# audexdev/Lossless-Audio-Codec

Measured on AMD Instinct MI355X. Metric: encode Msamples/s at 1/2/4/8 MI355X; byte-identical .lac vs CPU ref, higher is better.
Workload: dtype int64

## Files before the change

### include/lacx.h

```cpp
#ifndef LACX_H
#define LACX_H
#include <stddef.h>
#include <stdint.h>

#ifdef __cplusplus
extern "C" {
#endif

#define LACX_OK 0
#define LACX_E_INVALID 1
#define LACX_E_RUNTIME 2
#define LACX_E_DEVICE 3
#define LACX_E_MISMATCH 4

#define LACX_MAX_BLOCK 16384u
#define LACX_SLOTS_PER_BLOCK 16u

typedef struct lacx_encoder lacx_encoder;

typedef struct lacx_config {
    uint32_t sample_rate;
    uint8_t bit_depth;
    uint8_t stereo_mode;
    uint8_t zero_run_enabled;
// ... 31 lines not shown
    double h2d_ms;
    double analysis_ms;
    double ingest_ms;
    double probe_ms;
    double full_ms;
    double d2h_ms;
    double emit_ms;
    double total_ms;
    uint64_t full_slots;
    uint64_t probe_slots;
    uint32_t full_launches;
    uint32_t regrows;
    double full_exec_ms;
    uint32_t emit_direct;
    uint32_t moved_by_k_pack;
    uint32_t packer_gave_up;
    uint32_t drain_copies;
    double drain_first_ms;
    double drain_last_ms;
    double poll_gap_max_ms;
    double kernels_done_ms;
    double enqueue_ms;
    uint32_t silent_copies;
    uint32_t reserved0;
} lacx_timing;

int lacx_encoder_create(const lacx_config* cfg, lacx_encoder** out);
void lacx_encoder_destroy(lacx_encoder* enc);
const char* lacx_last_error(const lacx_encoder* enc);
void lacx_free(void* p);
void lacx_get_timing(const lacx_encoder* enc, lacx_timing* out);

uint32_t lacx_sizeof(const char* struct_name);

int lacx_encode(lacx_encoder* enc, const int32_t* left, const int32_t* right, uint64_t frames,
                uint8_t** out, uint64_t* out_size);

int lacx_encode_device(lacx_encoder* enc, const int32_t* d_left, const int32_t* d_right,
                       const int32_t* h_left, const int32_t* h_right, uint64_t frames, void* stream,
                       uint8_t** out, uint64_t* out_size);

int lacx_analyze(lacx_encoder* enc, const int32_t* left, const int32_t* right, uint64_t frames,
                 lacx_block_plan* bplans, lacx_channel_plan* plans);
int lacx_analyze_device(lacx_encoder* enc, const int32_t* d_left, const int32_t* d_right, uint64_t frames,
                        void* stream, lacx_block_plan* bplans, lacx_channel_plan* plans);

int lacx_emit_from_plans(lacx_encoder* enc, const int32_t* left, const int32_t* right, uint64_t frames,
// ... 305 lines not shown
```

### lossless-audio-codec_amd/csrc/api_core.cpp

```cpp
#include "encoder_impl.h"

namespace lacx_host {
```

• • • •

# [YOUR GOAL]
Return the listing. Match it exactly.

# [EXPECTED ANSWER]
# audexdev/Lossless-Audio-Codec

Measured on AMD Instinct MI355X. Metric: encode Msamples/s at 1/2/4/8 MI355X; byte-identical .lac vs CPU ref, higher is better.
Workload: dtype int64

## Files before the change

### include/lacx.h

```cpp
#ifndef LACX_H
#define LACX_H
#include <stddef.h>
#include <stdint.h>

#ifdef __cplusplus
extern "C" {
#endif

#define LACX_OK 0
#define LACX_E_INVALID 1
#define LACX_E_RUNTIME 2
#define LACX_E_DEVICE 3
#define LACX_E_MISMATCH 4

#define LACX_MAX_BLOCK 16384u
#define LACX_SLOTS_PER_BLOCK 16u

typedef struct lacx_encoder lacx_encoder;

typedef struct lacx_config {
    uint32_t sample_rate;
    uint8_t bit_depth;
    uint8_t stereo_mode;
    uint8_t zero_run_enabled;
// ... 31 lines not shown
    double h2d_ms;
    double analysis_ms;
    double ingest_ms;
    double probe_ms;
    double full_ms;
    double d2h_ms;
    double emit_ms;
    double total_ms;
    uint64_t full_slots;
    uint64_t probe_slots;
    uint32_t full_launches;
    uint32_t regrows;
    double full_exec_ms;
    uint32_t emit_direct;
    uint32_t moved_by_k_pack;
    uint32_t packer_gave_up;
    uint32_t drain_copies;
    double drain_first_ms;
    double drain_last_ms;
    double poll_gap_max_ms;
    double kernels_done_ms;
    double enqueue_ms;
    uint32_t silent_copies;
    uint32_t reserved0;
} lacx_timing;

int lacx_encoder_create(const lacx_config* cfg, lacx_encoder** out);
void lacx_encoder_destroy(lacx_encoder* enc);
const char* lacx_last_error(const lacx_encoder* enc);
void lacx_free(void* p);
void lacx_get_timing(const lacx_encoder* enc, lacx_timing* out);

uint32_t lacx_sizeof(const char* struct_name);

int lacx_encode(lacx_encoder* enc, const int32_t* left, const int32_t* right, uint64_t frames,
                uint8_t** out, uint64_t* out_size);

int lacx_encode_device(lacx_encoder* enc, const int32_t* d_left, const int32_t* d_right,
                       const int32_t* h_left, const int32_t* h_right, uint64_t frames, void* stream,
                       uint8_t** out, uint64_t* out_size);

int lacx_analyze(lacx_encoder* enc, const int32_t* left, const int32_t* right, uint64_t frames,
                 lacx_block_plan* bplans, lacx_channel_plan* plans);
int lacx_analyze_device(lacx_encoder* enc, const int32_t* d_left, const int32_t* d_right, uint64_t frames,
                        void* stream, lacx_block_plan* bplans, lacx_channel_plan* plans);

int lacx_emit_from_plans(lacx_encoder* enc, const int32_t* left, const int32_t* right, uint64_t frames,
// ... 305 lines not shown
```

### lossless-audio-codec_amd/csrc/api_core.cpp

```cpp
#include "encoder_impl.h"

namespace lacx_host {
```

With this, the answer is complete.